Ficaria horas ali conversando com Fabi se possível, mas ambos estavam no meio do expediente e ele, como diretor, tinha que dar o exemplo. Eles teriam outras oportunidades para conversar, garantiria isso.

- Estou aqui sempre que precisar conversar. – Fabi alargou seu sorriso.

- Obrigado, querida. – Ele se afastou.

Sua mente ponderou de onde tirara a liberdade para chamá-la de querida, mas sentia-se íntimo dela e tinha a sensação de que a conhecia há anos, não há dias. A vida às vezes tinha dessas conexões inexplicáveis, que pareciam vir de outras vidas.

Levi acreditava firmemente em vidas passadas e imaginou que essa não era a primeira vez que encontrava Fabi. Talvez fossem amigos há muitos séculos, companheiros de alma, reencontrando-se vida após vida.

Ele sentou-se em sua mesa e a observou, ainda sorrindo. Fabi conversava com Felipe e Levi ficou curioso para saber sobre o que conversavam. Imaginava que tivessem ficado amigos, pois era fácil de dialogar com ela, de confiar e se sentir em paz ao receber seu sorriso. Ele sacudiu a cabeça e voltou seu olhar para o computador à sua frente, tentando focar sua atenção no trabalho e até conseguindo por um tempo. Se sentiu observado e não precisava nem erguer os olhos para saber quem o olhava. Encontrou o olhar de Fabi com o seu e trocou seu sorriso com o dela, sentindo-se pleno.

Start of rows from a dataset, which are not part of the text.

template <int CG, int K, int D, bool LNX, bool STATS>
__global__ __launch_bounds__(256) void grouped_conv_f32_kernel(
    const float* __restrict__ x, const float* __restrict__ w, const float* __restrict__ bias,
    const float* __restrict__ s0, const float* __restrict__ s1, const float* __restrict__ s2,
    float* __restrict__ y, int channels, int frames, int ld, int groups, const LnRef ln_x, const LnRef ln_s0,
    float* __restrict__ part)
{
    constexpr int LPAD = pad_left(K, D, 1);
    constexpr int SPAN = (K - 1) * D;
    constexpr int QL = (LPAD + 3) / 4;
    constexpr int QR = (SPAN - LPAD + 3) / 4;
    constexpr int NCH = QL + 1 + QR;
    constexpr int BASE = 4 * QL - LPAD;

    const int nq = ld >> 2;
    const int lane = threadIdx.x & 63;
    const int wave = threadIdx.x >> 6;
    const int q = blockIdx.x * 64 + lane;
    const int g = __builtin_amdgcn_readfirstlane(blockIdx.y * 4 + wave);
    const int b = blockIdx.z;
    if (!STATS && g >= groups) return;
    const bool active = q < nq && g < groups;

    const int ga = g < groups ? g : groups - 1;
    const size_t row0 = (static_cast<size_t>(b) * channels + static_cast<size_t>(ga) * CG) * ld;
    const float* __restrict__ wg = w + static_cast<size_t>(ga) * (CG * CG * K);
    const float* __restrict__ bg = bias + ga * CG;

    float acc[CG][4];
#pragma unroll
    for (int co = 0; co < CG; ++co) {
        const float bv = bg[co];
#pragma unroll
        for (int r = 0; r < 4; ++r) acc[co][r] = bv;
    }

    typedef float f2 __attribute__((ext_vector_type(2)));
    constexpr int NP = LNX ? NCH * 2 : 1;
    f2 nmw[NP], rw[NP], kw[NP];
    if (LNX) {
        const float4* __restrict__ mrow = reinterpret_cast<const float4*>(ln_x.stats + static_cast<size_t>(b) * 2 * ld);
        const float4* __restrict__ rrow = mrow + nq;
#pragma unroll
        for (int c = 0; c < NCH; ++c) {
            const int qq = q - QL + c;
            float4 m = make_float4(0.f, 0.f, 0.f, 0.f), r = m;
            if (active && qq >= 0 && qq < nq) { m = mrow[qq]; r = rrow[qq]; }
            nmw[(2 * c) % NP] = f2{-m.x, -m.y}; nmw[(2 * c + 1) % NP] = f2{-m.z, -m.w};
            rw[(2 * c) % NP] = f2{r.x, r.y};    rw[(2 * c + 1) % NP] = f2{r.z, r.w};
            kw[(2 * c) % NP] = f2{r.x != 0.f ? 1.f : 0.f, r.y != 0.f ? 1.f : 0.f};
            kw[(2 * c + 1) % NP] = f2{r.z != 0.f ? 1.f : 0.f, r.w != 0.f ? 1.f : 0.f};
        }
    }

#pragma unroll 1
    for (int ci = 0; ci < CG; ++ci) {
        const float4* __restrict__ xrow = reinterpret_cast<const float4*>(x + row0 + static_cast<size_t>(ci) * ld);
        float xw[NCH * 4];
#pragma unroll
        for (int c = 0; c < NCH; ++c) {
            const int qq = q - QL + c;
            float4 v = make_float4(0.f, 0.f, 0.f, 0.f);
            if (active && qq >= 0 && qq < nq) v = xrow[qq];
            xw[4 * c + 0] = v.x; xw[4 * c + 1] = v.y; xw[4 * c + 2] = v.z; xw[4 * c + 3] = v.w;
        }
        if (LNX) {
            const float gam = ln_x.gamma[ga * CG + ci], bet = ln_x.beta[ga * CG + ci];
            const f2 gam2 = f2{gam, gam}, bet2 = f2{bet, bet};
#pragma unroll
            for (int p = 0; p < NCH * 2; ++p) {
                f2 v = f2{xw[2 * p], xw[2 * p + 1]};
                v = (v + nmw[p % NP]) * rw[p % NP];
                v = __builtin_elementwise_fma(v, gam2, bet2) * kw[p % NP];
                xw[2 * p] = v.x; xw[2 * p + 1] = v.y;
            }
        }
#pragma unroll
        for (int j = 0; j < K; ++j) {
#pragma unroll
            for (int co = 0; co < CG; ++co) {
                const float wv = wg[(co * CG + ci) * K + j];
#pragma unroll
                for (int r = 0; r < 4; ++r)
                    acc[co][r] = __builtin_fmaf(wv, xw[BASE + r + j * D], acc[co][r]);
            }
        }
    }

    if (!STATS && !active) return;
    const int t0 = q * 4;
    const bool ragged = __any(active && t0 + 3 >= frames) != 0;
    float4 sm = make_float4(0.f, 0.f, 0.f, 0.f), sr = sm;
    if (active && s0 && ln_s0.stats) {
        const float4* __restrict__ mrow = reinterpret_cast<const float4*>(ln_s0.stats + static_cast<size_t>(b) * 2 * ld);
        sm = mrow[q];
        sr = mrow[nq + q];
    }
    if (active) {
#pragma unroll
    for (int co = 0; co < CG; ++co) {
        const size_t off = row0 + static_cast<size_t>(co) * ld + t0;
        float o[4];
#pragma unroll
        for (int r = 0; r < 4; ++r) o[r] = relu_clamp(acc[co][r]);
        if (s0) {
            float4 v = *reinterpret_cast<const float4*>(s0 + off);
            if (ln_s0.stats) {
                const float gam = ln_s0.gamma[ga * CG + co], bet = ln_s0.beta[ga * CG + co];
                v.x = ln_apply(v.x, sm.x, sr.x, gam, bet); v.y = ln_apply(v.y, sm.y, sr.y, gam, bet);
                v.z = ln_apply(v.z, sm.z, sr.z, gam, bet); v.w = ln_apply(v.w, sm.w, sr.w, gam, bet);
            }
            o[0] += v.x; o[1] += v.y; o[2] += v.z; o[3] += v.w;
        }
        if (s1) { const float4 v = *reinterpret_cast<const float4*>(s1 + off); o[0] += v.x; o[1] += v.y; o[2] += v.z; o[3] += v.w; }
        if (s2) { const float4 v = *reinterpret_cast<const float4*>(s2 + off); o[0] += v.x; o[1] += v.y; o[2] += v.z; o[3] += v.w; }
        if (ragged) {
#pragma unroll
            for (int r = 0; r < 4; ++r) if (t0 + r >= frames) o[r] = 0.f;
        }
        typedef float f4v __attribute__((ext_vector_type(4)));
        __builtin_nontemporal_store(f4v{o[0], o[1], o[2], o[3]}, reinterpret_cast<f4v*>(y + off));
        if (STATS) {
#pragma unroll
            for (int r = 0; r < 4; ++r) acc[co][r] = o[r];
        }
    }
    }
    if (STATS) {
        __shared__ float sp[4][8][64];
        float pm[4], p2[4];
#pragma unroll
        for (int r = 0; r < 4; ++r) {
            float sum = 0.f;
#pragma unroll
            for (int co = 0; co < CG; ++co) sum += acc[co][r];
            pm[r] = sum * (1.0f / CG);
            float m2 = 0.f;
#pragma unroll
            for (int co = 0; co < CG; ++co) { const float d = acc[co][r] - pm[r]; m2 = __builtin_fmaf(d, d, m2); }
            p2[r] = m2;
        }
#pragma unroll
        for (int r = 0; r < 4; ++r) { sp[wave][r][lane] = pm[r]; sp[wave][4 + r][lane] = p2[r]; }
        __syncthreads();
        if (wave == 0 && q < nq) {
            const int g0 = blockIdx.y * 4;
            const int nw = min(4, groups - g0);
            float om[4], o2[4];
#pragma unroll
            for (int r = 0; r < 4; ++r) {
                float mean = 0.f;
                for (int k = 0; k < nw; ++k) mean += sp[k][r][lane];
                mean /= static_cast<float>(nw);
                float m2 = 0.f;
                for (int k = 0; k < nw; ++k) { const float d = sp[k][r][lane] - mean; m2 += sp[k][4 + r][lane] + CG * d * d; }
                om[r] = mean; o2[r] = m2;
            }
            float* prow = part + (static_cast<size_t>(blockIdx.y) * gridDim.z + b) * 2 * ld + t0;
            *reinterpret_cast<float4*>(prow) = make_float4(om[0], om[1], om[2], om[3]);
            *reinterpret_cast<float4*>(prow + ld) = make_float4(o2[0], o2[1], o2[2], o2[3]);
        }
    }
}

Observando os olhos de Fabi, pensou sentir um carinho especial irradiando dela, algo que o acalmava como nenhuma outra coisa. Sabia que o sentimento de amizade era recíproco, mas aquele carinho que ele tinha a impressão de ver parecia oferecer algo a mais, uma possibilidade além da convivência entre dois amigos. Mas devia estar imaginando aquilo. A última coisa que queria no momento era se envolver com alguém enquanto ainda tentava se recuperar do baque de seu divórcio. Fabi tinha uma luz dentro de si, sem dúvidas, e se ele estivesse inteiro talvez a olhasse com outros olhos. Sentia-se atraído tanto física quanto mentalmente, não tinha como negar, e a queria perto sempre, só não tinha certeza de que forma.

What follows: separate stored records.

constexpr int MAX_DEVICES = 64;
template <auto KERN>
hipError_t ensure_dynamic_lds(int device, size_t bytes) {
    static int configured[MAX_DEVICES] = {};
    if (device < 0 || device >= MAX_DEVICES) return hipErrorInvalidDevice;
    if ((size_t)configured[device] >= bytes) return hipSuccess;
    hipError_t e = hipFuncSetAttribute(reinterpret_cast<const void *>(KERN), hipFuncAttributeMaxDynamicSharedMemorySize, (int)bytes);
    if (e == hipSuccess) configured[device] = (int)bytes;
    return e;
}
template <auto KERN, typename... Args>
hipError_t launch_lds(int device, size_t lds_limit, dim3 grid, dim3 block, size_t lds, hipStream_t s, const Args &...args) {
    const hipError_t e = ensure_dynamic_lds<KERN>(device, lds_limit);
    if (e != hipSuccess) return e;
    hipLaunchKernelGGL(KERN, grid, block, lds, s, args...);
    return hipGetLastError();
}

template <typename T>
hipError_t dmalloc(T **p, size_t count) {
    return hipMalloc(reinterpret_cast<void **>(p), std::max<size_t>(count, 1) * sizeof(T));
}

}

struct icd_index {
    uint32_t magic = 0x1CD10A3Du;
    int device = 0;
    bool opt_permute = true;
    bool opt_probe = true;
    bool opt_center = true;
    int opt_pace_shift = 3, opt_pace_lead = 2;
    bool opt_exact_narrow = true;
    int opt_host_one = 3;
    bool opt_stream_one = true;
    bool opt_family_order = true;
    int opt_wide_from = 48;
    int64_t n = 0, id_base = 0;
    long long *row_map = nullptr;
    int n_pad = 0;
    int dim = 0;
    int max_nq = 0, max_nq_pad = 0, max_k = 0;
    bool fast = false;
    float rmax = 0.f;
    float rmax_scaled = 0.f;
    float dcmax_scaled = 0.f;
    int cexp = 0;
    float *cmean = nullptr;
    float rmax_unc_scaled = 0.f;
    float mean_share = 0.f;
    int num_cu = 256;
    float *corpus = nullptr;
    _Float16 *c16 = nullptr;
    int *levels = nullptr;
    float *qdev = nullptr;
    _Float16 *q16 = nullptr;
    float *qnorm = nullptr;
    float *qres = nullptr;
    int *qexp = nullptr;
    unsigned char *qbad = nullptr;
    float *thr0 = nullptr;
    unsigned int *shared_thr = nullptr;
    long long perm_mul = 0; int perm_mod = 0;
    float *partc_s = nullptr; int *partc_r = nullptr; float *partc_b = nullptr; size_t partc_cap = 0;
    float *part2_s = nullptr; int *part2_r = nullptr; float *part2_b = nullptr; size_t part2_cap = 0;
    float *partx_s = nullptr; int *partx_r = nullptr; size_t partx_cap = 0;
    float *lists_s = nullptr; int *lists_r = nullptr; size_t lists_cap = 0;
    int *nflag = nullptr; int *flagged = nullptr;
    int fallback_word = 0;
    int *h_nflag = nullptr;
    int *h_nflag_dev = nullptr;
    hipEvent_t ev_nflag = nullptr;
    unsigned int *scratch_u32 = nullptr;
    int *order = nullptr, *order_key = nullptr; unsigned int *order_hist = nullptr;
    float *o_scores = nullptr; long long *o_ids = nullptr;
    double *o_adj = nullptr; float *o_adj_raw = nullptr; long long *o_adj_ids = nullptr; int *o_adj_lv = nullptr;
    char *h_pin = nullptr, *h_pin_dev = nullptr;
    const float *host_q = nullptr;
    bool host_one_call = false;
    unsigned long long done_seq = 0;
    bool done_armed = false;
    size_t bytes_ws = 0;
    int chunks_override = 0;
    SearchPolicy pol;
    std::mutex mu;
    int probe_flagged = -1, probe_left = -1;
    bool pass2_enabled = true;
    bool adapt_enabled = true;
    bool profiling = false;
    int prof_every = 1;
    long prof_tick = 0;
    bool prof_now = false;
    bool capturing = false;
    hipEvent_t evring[EV_RING][NUM_EV + 1] = {};
    bool evring_valid[EV_RING][NUM_EV + 1] = {};
    long prof_count = 0;
    hipEvent_t *ev = evring[0];
    bool *ev_valid = evring_valid[0];
    int64_t last_nq = 0;
    int last_chunks = 0, last_mode = 0;
    int last_p2 = 0, last_p2_word = 0;
    BandQ *band_dev = nullptr, *h_band = nullptr;
    std::vector<long long> h_row_map;
    int band_pending = 0;
    const uint32_t **mask_dev = nullptr, **h_mask = nullptr;
    uint32_t *mask_ones = nullptr;
    hipEvent_t ev_mask = nullptr;
    bool mask_copy_pending = false;
    int *sel_counts = nullptr;
    long long *sel_off = nullptr, *h_sel_off = nullptr;
    long long *sel_ids = nullptr, *sel_total = nullptr;
    int *sel_taken = nullptr;
    size_t sel_out_cap = 0;
    unsigned long long uid = 0;
    unsigned long long *dbg = nullptr;
    unsigned int *pace = nullptr;
};

namespace {

bool valid(icd_index *idx) { return idx && idx->magic == 0x1CD10A3Du; }

}

extern "C" __attribute__((visibility("hidden"))) int icd_internal_is_view(const icd_index *idx) {
    return idx && idx->row_map ? 1 : 0;
}

namespace {

void free_all(icd_index *x) {
    if (!x) return;
    hipFree(x->corpus); hipFree(x->c16); hipFree(x->levels); hipFree(x->qdev); hipFree(x->q16);
    hipFree(x->qnorm); hipFree(x->qres); hipFree(x->qexp); hipFree(x->qbad); hipFree(x->thr0); hipFree(x->shared_thr); hipFree(x->partc_s); hipFree(x->partc_r); hipFree(x->partc_b); hipFree(x->partx_s);
    hipFree(x->part2_s); hipFree(x->part2_r); hipFree(x->part2_b);
    hipFree(x->partx_r); hipFree(x->lists_s); hipFree(x->lists_r); hipFree(x->nflag); hipFree(x->flagged); hipFree(x->scratch_u32);
    hipFree(x->order); hipFree(x->order_key); hipFree(x->order_hist); hipFree(x->cmean);
    hipFree(x->o_scores); hipFree(x->o_ids); hipFree(x->o_adj); hipFree(x->o_adj_raw);
    hipFree(x->o_adj_ids); hipFree(x->o_adj_lv);
    hipFree(x->dbg);
    hipFree(x->pace);
    hipFree(x->row_map);
    hipFree(x->band_dev);
    if (x->h_band) hipHostFree(x->h_band);
    hipFree(x->mask_dev); hipFree(x->mask_ones);
    if (x->h_mask) hipHostFree(x->h_mask);
    hipFree(x->sel_counts); hipFree(x->sel_off); hipFree(x->sel_ids); hipFree(x->sel_total); hipFree(x->sel_taken);
    if (x->h_sel_off) hipHostFree(x->h_sel_off);
    if (x->ev_mask) hipEventDestroy(x->ev_mask);
    if (x->h_nflag) hipHostFree(x->h_nflag);
    if (x->h_pin) hipHostFree(x->h_pin);
    if (x->ev_nflag) hipEventDestroy(x->ev_nflag);
    for (int r = 0; r < EV_RING; ++r)
        for (int i = 0; i <= NUM_EV; ++i)
            if (x->evring[r][i]) hipEventDestroy(x->evring[r][i]);
    x->magic = 0;
    delete x;
}


int exact_kp_for(int k) { return k <= 16 ? 16 : (k <= 32 ? 32 : (k <= 64 ? 64 : 128)); }

int fullest_round(int mtiles, int slots, int c_lo, int c_hi, double enough) {
    double best = 0;
    int bestc = c_lo;
    for (int c = c_lo; c <= c_hi; ++c) {
        const long items = (long)mtiles * c;
        const double util = (double)items / (double)(((items + slots - 1) / slots) * slots);
        if (util > best + 1e-9) { best = util; bestc = c; }
        if (util >= enough) { bestc = c; break; }
    }
    return bestc;
}

int pick_chunks(int mtiles, int row_tiles, int pmax, int slots) {
    int p = 1;
    if (mtiles * 2 <= slots) p = std::max(1, slots / mtiles);
    else p = fullest_round(mtiles, slots, 1, std::min(pmax, 8), 0.9);
    p = std::min(p, pmax);
    p = std::min(p, std::max(1, row_tiles));
    return std::max(1, p);
}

Respirou fundo e decidiu que não seria bom se perder nessa linha de pensamento. Era muito prematuro, apesar da sensação de familiaridade e conforto que Fabi lhe transmitia, olhando-o daquela forma carinhosa. Na verdade, justamente por isso devia ser cauteloso para não causar estragos. Como poderia se envolver com alguém, deixar que essa pessoa criasse vínculos e expectativas em cima de uma ruína emocional? Seria cruel de sua parte e Levi jamais faria isso com Fabiana.

Voltou-se novamente para o computador, mas sua mente recusou-se a voltar ao trabalho, ainda ponderando sobre aquela nota carinhosa naqueles lindos olhos castanhos que o observavam com tanta frequência sempre acompanhados de um sorriso.